Pharmacogenomic testing costs studiedOct. 17, 2013, 10:04 AM
A research team led by Josh Peterson, M.D., MPH, assistant professor of Biomedical Informatics and Medicine, and John Graves, Ph.D., assistant professor of Preventive Medicine, will study the cost-effectiveness of testing patients’ risk of adverse gene-drug interactions.
Last month the National Institutes of Health awarded the team a cooperative grant (type U01) of $1 million for direct research costs over four years.
Many people carry common genetic variants that affect the response to certain drugs. As reflected in new drug safety labeling, genetics is bringing more and more of these gene-drug interactions to light. A Vanderbilt study from 2012 found that, over a five-year period patients undergoing outpatient care at Vanderbilt had a high probability (65 percent) of receiving one or more of 56 drugs with known pharmacogenetic associations, and they had a 12 percent chance of receiving four or more of these drugs.

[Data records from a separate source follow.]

diff --git a/deconv3d_amd/csrc/d3d_sweep.hip b/deconv3d_amd/csrc/d3d_sweep.hip
--- a/deconv3d_amd/csrc/d3d_sweep.hip
+++ b/deconv3d_amd/csrc/d3d_sweep.hip
@@ -115,6 +115,13 @@
     return 0;
 }
 
+static_assert(d3d_ctx::GBUFS == d3d_strip_order::GSLOTS, "a G buffer behind every slot of the schedule");
+
+__global__ __launch_bounds__(64) void k_strip_lag() {
+    const uint64_t t0 = wall_clock64();
+    for (int i = 0; i < 40 && wall_clock64() - t0 < 10000; ++i) __builtin_amdgcn_s_sleep(127);
+}
+
 struct StripScope {
     d3d_ctx *c;
     hipStream_t main;
@@ -150,8 +157,79 @@
         row = colour_row;
         return 0;
     }
+    const d3d_strip_order::Schedule *sched = nullptr;
+    int pool0 = 0;
+    hipStream_t stream_of(int s) const { return s ? c->strip_stream[s - 1] : main; }
+    int record(unsigned mask, int s) {
+        for (int e = 0; e < d3d_strip_order::NEV; ++e)
+            if ((mask >> e) & 1) HIP_TRY(hipEventRecord(c->strip_ev[e], stream_of(s)));
+        return 0;
+    }
+    int wait(unsigned mask, int s) {
+        for (int e = 0; e < d3d_strip_order::NEV; ++e)
+            if ((mask >> e) & 1) HIP_TRY(hipStreamWaitEvent(stream_of(s), c->strip_ev[e], 0));
+        return 0;
+    }
+    int enter(const d3d_strip_order::Schedule &sd, int k) {
+        namespace so = d3d_strip_order;
+        const so::Step &st = sd.steps[(size_t)k];
+        if (k == 0) {
+            if (int rc = setup()) return rc;
+            for (int e = 0; e < so::NEV; ++e)
+                if (!c->strip_ev[e]) HIP_TRY(hipEventCreateWithFlags(&c->strip_ev[e], hipEventDisableTiming));
+            pool0 = c->strip_pool & 1;
+            const int other = (1 - pool0) * (sd.M + 1);
+            bool placed = true;
+            for (int j = 0; j < c->lay_n; ++j) {
+                bool in = false;
+                for (int q = 0; q <= sd.M; ++q) in = in || c->strip_gbuf[other + q] == c->lay_g[j];
+                placed = placed && in;
+            }
+            if (!placed) {
+                int order[d3d_ctx::GBUFS], n = 0;
+                for (int j = 0; j < c->lay_n; ++j) order[n++] = c->lay_g[j];
+                for (int b = 0; b < d3d_ctx::GBUFS; ++b) {
+                    bool pending = false;
+                    for (int j = 0; j < c->lay_n; ++j) pending = pending || c->lay_g[j] == b;
+                    if (!pending) order[n++] = b;
+                }
+                n = 0;
+                for (int q = 0; q <= sd.M; ++q) c->strip_gbuf[other + q] = order[n++];
+                for (int q = 0; q <= sd.M; ++q) c->strip_gbuf[pool0 * (sd.M + 1) + q] = order[n++];
+                for (int q = 2 * (sd.M + 1); q < so::GSLOTS; ++q) c->strip_gbuf[q] = order[n++];
+            }
+            c->strip_pool = so::pool_after(sd, pool0);
+            S = sd.S;
+            sched = &sd;
+        }
+        for (int s = 0; s < sd.S; ++s)
+            if (int rc = record(st.pre[s], s)) return rc;
+        for (int s = 0; s < sd.S; ++s)
+            if (int rc = wait(st.wait[s], s)) return rc;
+        if (st.first_of_row && c->mh_strip_lag >= 1 && c->mh_strip_lag <= sd.S) {
+            hipLaunchKernelGGL(k_strip_lag, dim3(1), dim3(64), 0, stream_of(c->mh_strip_lag - 1));
+            HIP_TRY(hipGetLastError());
+        }
+        return 0;
+    }
+    int buf_of(int k) const { return c->strip_gbuf[d3d_strip_order::gslot(*sched, sched->steps[(size_t)k], pool0)]; }
+    int leave(int k) {
+        for (int s = 0; s < sched->S; ++s)
+            if (int rc = record(sched->steps[(size_t)k].post[s], s)) return rc;
+        return 0;
+    }
     int join() {
         c->stream = main;
+        if (sched) {
+            const d3d_strip_order::Schedule &sd = *sched;
+            sched = nullptr;
+            S = 1;
+            for (int s = 0; s < sd.S; ++s)
+                if (int rc = record(sd.tail_post[s], s)) return rc;
+            for (int s = 0; s < sd.S; ++s)
+                if (int rc = wait(sd.tail_wait[s], s)) return rc;
+            return 0;
+        }
         const int n = S;
         S = 1;
         row = -1;
@@ -228,18 +306,7 @@
             continue;
         }
         const int n_all = pt.off[col + 1] - pt.off[col];
-        if (strips.S > 1 && col / c->fw != strips.row)
-            if (int rc = strips.join()) return rc;
-        if (strips_ok && strips.S == 1) {
-            int cy, cx;
-            colour_residue(c, col, &cy, &cx);
-            unsigned locked = 0;
-            for (int j = 0; j < c->lay_n; ++j)
-                if (c->lay_cy[j] != cy) locked |= 1u << c->lay_g[j];
-            if (int rc = strips.fork(pt.strips, col / c->fw, locked)) return rc;
-        }
-        if (strips.S > 1) {
-            const int g_cur = strips.free_buf();
+        auto launch_strips = [&](int g_cur) {
             P.Gcur = c->gbuf[g_cur];
             const int *so = &pt.soff[(size_t)col * (pt.strips + 1)];
             for (int s = 0; s < pt.strips; ++s) {
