# mickeyjoe666/PHFPFAC

Hardware: AMD Instinct MI355X
Metric: input GB/s scanned (higher is better)
Workload: dtype u8

## Files before the change

### phfpfac_amd/csrc/pfac_hip.hip

```cpp
#include <hip/hip_runtime.h>
#include <hip/hip_ext.h>

#include <stdint.h>
#include <stdio.h>
#include <stdlib.h>
#include <string.h>

#include <algorithm>
#include <chrono>
#include <mutex>
#include <type_traits>
#include <string>
#include <vector>

#include "pfac.h"
#include "pfac_fold.h"

namespace {

constexpr int WAVE = 64;
constexpr int SUB = WAVE * 16;
constexpr int SUBS = 4;
constexpr int WTILE = SUB * SUBS;
constexpr int MSUBS = 2;
// ... 749 lines not shown
    auto log_put = [&](bool f, unsigned word) {
        const unsigned long long b = __builtin_amdgcn_ballot_w64(f);
        if (b) {
            if (f) stg[(lc + lane_rank(b)) & (STG - 1u)] = word;
            lc += (unsigned)__popcll(b);
        }
    };
    auto log_flush = [&](bool all) {
        if (lc - fl >= (unsigned)WAVE || (all && lc != fl)) {
            wave_lds_sync();
            while (lc - fl >= (unsigned)WAVE) {
                __builtin_amdgcn_raw_buffer_store_b32(stg[(fl + (unsigned)lane) & (STG - 1u)], lrs, (int)((fl + (unsigned)lane) << 2), 0, 0);
                fl += WAVE;
            }
            if (all && fl + (unsigned)lane < lc)
                __builtin_amdgcn_raw_buffer_store_b32(stg[(fl + (unsigned)lane) & (STG - 1u)], lrs, (int)((fl + (unsigned)lane) << 2), 0, 0);
        }
    };
    auto slot = [&](int i) -> int4 {
        return *reinterpret_cast<const int4 *>(reinterpret_cast<const unsigned char *>(a.T4) + ((unsigned)i << 4));
    };
    auto slot_of = [&](int rnv, unsigned st, unsigned byte) -> int {
        return W8 ? rnv + (int)byte : rnv + (int)(((st & ((1u << sub) - 1u)) << 8) | byte);
    };
    const bool edge = own_end < (unsigned)WTILE || lim < (unsigned)WTILE + 3u;
    const unsigned n2 = (unsigned)a.d1_n2;
    auto front = [&](auto edge_c) {
        constexpr bool EDGE = decltype(edge_c)::value;
        unsigned p[D2_FB], win[D2_FB], rt[D2_FB], col[D2_FB];
        int nx[D2_FB];
        int2 e2[D2_FB];
#pragma unroll
        for (int u = 0; u < D2_FB; u++) {
            p[u] = P0 + (unsigned)(u * WAVE + lane);
            const unsigned lo = t32[p[u] >> 2], hi = t32[(p[u] >> 2) + 1];
            win[u] = __builtin_amdgcn_alignbyte(hi, lo, p[u] & 3u);
        }
#pragma unroll
        for (int u = 0; u < D2_FB; u++) {
            rt[u] = t0[win[u] & 0xFFu];
            col[u] = d1.colmap[(win[u] >> 8) & 0xFFu];
        }
#pragma unroll
        for (int u = 0; u < D2_FB; u++) {
            if (EDGE && p[u] >= own_end) rt[u] = no_root;
            nx[u] = d1.rows[(rt[u] >> 16) + col[u]];
        }
#pragma unroll
        for (int u = 0; u < D2_FB; u++) {
            if (EDGE && p[u] + 1u >= lim) nx[u] = -1;
            const unsigned ri = (unsigned)(nx[u] >> D1_STATE_BITS);
            e2[u] = d1.r2[ri < n2 ? ri : n2];
        }
#pragma unroll
        for (int u = 0; u < D2_FB; u++) {
            const unsigned s1 = rt[u] & 0xFFFFu, s2 = (unsigned)nx[u] & ((1u << D1_STATE_BITS) - 1u);
            const bool fin1 = s1 != 0xFFFFu, fin2 = s2 < nfin;
            const unsigned b2 = (win[u] >> 16) & 0xFFu;
#ifdef PFAC_ABL_D2NOWALK
            const bool more = false && b2;
#else
            const bool more = (((unsigned)e2[u].y >> (b2 & 31u)) & 1u) != 0u && (!EDGE || p[u] + 2u < lim);
#endif
            log_put(fin1, p[u] | (s1 << 16));
            log_put(fin2, p[u] | (fin1 ? 1u << 12 : 0u) | ((unsigned)nx[u] << 16));
            const unsigned long long mb = __builtin_amdgcn_ballot_w64(more);
            if (mb) {
                const unsigned n12 = (fin1 ? 1u : 0u) + (fin2 ? 1u : 0u);
                if (more) ring[(head + fcount + lane_rank(mb)) & (unsigned)(D2_RING - 1)] =
                    make_uint2(p[u] | ((unsigned)nx[u] << 12), (unsigned)slot_of(e2[u].x, s2, b2) | (n12 << 28));
                fcount += (unsigned)__popcll(mb);
            }
        }
        P0 += D2_FB * WAVE;
    };
#ifdef PFAC_TRACE_BUILD
    unsigned long long tq_front = 0, tq_iter = 0, tq_n = 0;
    const unsigned long long tq_t0 = __builtin_amdgcn_s_memrealtime();
#endif
    for (;;) {
        unsigned long long dm[NS];
        unsigned nd = 0;
#pragma unroll
        for (int w = 0; w < NS; w++) { dm[w] = __builtin_amdgcn_ballot_w64(!alive[w]); nd += (unsigned)__popcll(dm[w]); }
#ifdef PFAC_TRACE_BUILD
        const unsigned long long tq_a = __builtin_amdgcn_s_memrealtime();
#endif
        while (fcount < nd && P0 < own_end && fcount <= (unsigned)(D2_RING - D2_FB * WAVE)) {
            if (edge) front(std::true_type{}); else front(std::false_type{});
            log_flush(false);
        }
#ifdef PFAC_TRACE_BUILD
        tq_front += __builtin_amdgcn_s_memrealtime() - tq_a;
        tq_n++;
#endif
        if (nd == (unsigned)(NS * WAVE) && fcount == 0u) break;
        wave_lds_sync();
#pragma unroll
        for (int w = 0; w < NS; w++) {
            if (fcount && dm[w]) {
                const unsigned free_n = (unsigned)__popcll(dm[w]);
                const unsigned take = free_n < fcount ? free_n : fcount;
                const unsigned rk = lane_rank(dm[w]);
                if (!alive[w] && rk < take) {
                    const uint2 e = ring[(head + rk) & (unsigned)(D2_RING - 1)];
                    pos[w] = e.x & 0xFFFu;
                    s[w] = (int)(e.x >> 12);
                    idx[w] = (int)(e.y & 0x0FFFFFFFu);
                    jn[w] = e.y >> 28;
                    pn[w] = pos[w] + 2u;
                    alive[w] = true;
                }
                head += take;
                fcount -= take;
            }
        }
        int4 e4[NS];
        unsigned nb[NS];
#pragma unroll
        for (int w = 0; w < NS; w++) {
            e4[w] = make_int4(-1, -1, 0, 0);
            if (alive[w]) e4[w] = slot(idx[w]);
        }
#pragma unroll
        for (int w = 0; w < NS; w++) nb[w] = tile[alive[w] ? pn[w] + 1u : 0u];
#pragma unroll
        for (int w = 0; w < NS; w++) {
            const bool ok = alive[w] && e4[w].x == (W8 ? s[w] : (s[w] >> sub));
            const int sn = e4[w].y;
            const bool fin = ok && (unsigned)sn < nfin;
            log_put(fin, pos[w] | ((jn[w] & 15u) << 12) | ((unsigned)sn << 16));
            jn[w] += fin ? 1u : 0u;
            jmax |= jn[w];
            pn[w] += 1u;
            alive[w] = ok && pn[w] < lim && (((unsigned)e4[w].w >> (nb[w] & 31u)) & 1u) != 0u;
            s[w] = sn;
            idx[w] = slot_of(e4[w].z, (unsigned)sn, nb[w]);
        }
        log_flush(false);
    }
    log_flush(true);
#ifdef PFAC_TRACE_BUILD
    if (a.dbg && blockIdx.x < 8 && lane == 0 && (threadIdx.x >> 6) == 0) {
        unsigned long long *acc = a.dbg + (size_t)blockIdx.x * 64 * 32 + 10;
        const unsigned long long tq_all = __builtin_amdgcn_s_memrealtime() - tq_t0;
        acc[0] += tq_front; acc[1] += tq_n; acc[2] += tq_all; acc[3] += 1; acc[4] += lc;
    }
    (void)tq_iter;
#endif
    if (__any(jmax > 15u) || lc > logcap) return ~0u;
    return lc;
}
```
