__global__ void __launch_bounds__(256)
roi_pool_avg_kernel(const float *__restrict__ feat, int B, int Hf, int Wf, int C, int pitch,
                    const float *__restrict__ rois, const int *__restrict__ roi_indices, int R,
                    float img_h, float img_w, float scale, int PH, int PW, float *__restrict__ out, int out_pitch, int roi_in_y) {
    __shared__ float4 rowsum[8][kQuads];
    const int k = roi_in_y ? blockIdx.y : blockIdx.x;
    const float4 rr = reinterpret_cast<const float4 *>(rois)[k];
    const float4 fm = tsod_roi_to_map(rr, img_h, img_w, Hf, Wf);
    const tsod_pool_geom g = tsod_roi_pool_geom((float)roi_indices[k / R], fm.x, fm.y, fm.z, fm.w, scale);
    if (g.b < 0 || g.b >= B) return;
    const float bin_h = (float)g.rh / (float)PH;
    const float bin_w = (float)g.rw / (float)PW;
    const float *fmap = feat + (long)g.b * Hf * Wf * pitch;
    const float nb = (float)(PH * PW);
    const int q = threadIdx.x % kQuads, slot = threadIdx.x / kQuads;
    const int c4 = (roi_in_y ? blockIdx.x : blockIdx.y) * kQuads + q;
    const bool live = c4 < (C >> 2);
    float4 total = make_float4(0.f, 0.f, 0.f, 0.f);
    for (int ph0 = 0; ph0 < PH; ph0 += 8) {
        const int ph = ph0 + slot;
        float4 acc = make_float4(0.f, 0.f, 0.f, 0.f);
        if (live && ph < PH) {
            int hs, he;
            tsod_bin_range(ph, bin_h, g.sh, Hf, hs, he);
            int kept_x = -1;
            float4 kept = make_float4(-FLT_MAX, -FLT_MAX, -FLT_MAX, -FLT_MAX);
            for (int pw = 0; pw < PW; ++pw) {
                int ws, we;
                tsod_bin_range(pw, bin_w, g.sw, Wf, ws, we);
                float4 m = make_float4(0.f, 0.f, 0.f, 0.f);
                if (he > hs && we > ws) {
                    m = make_float4(-FLT_MAX, -FLT_MAX, -FLT_MAX, -FLT_MAX);
                    for (int w = ws; w < we; ++w) {
                        float4 col = kept;
                        if (w != kept_x) {
                            col = make_float4(-FLT_MAX, -FLT_MAX, -FLT_MAX, -FLT_MAX);
                            const float *colp = fmap + ((long)hs * Wf + w) * pitch + 4 * c4;
                            for (int h = hs; h < he; ++h, colp += (long)Wf * pitch) col = max4(col, *reinterpret_cast<const float4 *>(colp));
                        }
                        m = max4(m, col);
                        if (w == we - 1) { kept = col; kept_x = w; }
                    }
                }
                acc.x += m.x; acc.y += m.y; acc.z += m.z; acc.w += m.w;
            }
        }
        rowsum[slot][q] = acc;
        __syncthreads();
        if (slot == 0) {
            const int rows = min(8, PH - ph0);
            for (int r = 0; r < rows; ++r) {
                const float4 v = rowsum[r][q];
                total.x += v.x; total.y += v.y; total.z += v.z; total.w += v.w;
            }
        }
        __syncthreads();
    }
    if (slot == 0 && live)
        *reinterpret_cast<float4 *>(out + (long)k * out_pitch + 4 * c4) =
            make_float4(total.x / nb, total.y / nb, total.z / nb, total.w / nb);
}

The team will study the clinical efficacy and cost-effectiveness of various strategies for pharmacogenomic testing, including prospective wide-spectrum testing, where patients are tested for multiple gene-drug interactions in advance of prescribing decisions that may eventually arise.
In 2010, under a trailblazing program called PREDICT (Pharmacogenomic Resource for Enhanced Decisions in Care and Treatment), Vanderbilt began prospective wide-spectrum testing for gene-drug interactions based on each patient’s likelihood of eventually receiving certain drugs. Today, more than 14,000 patients have been tested under PREDICT.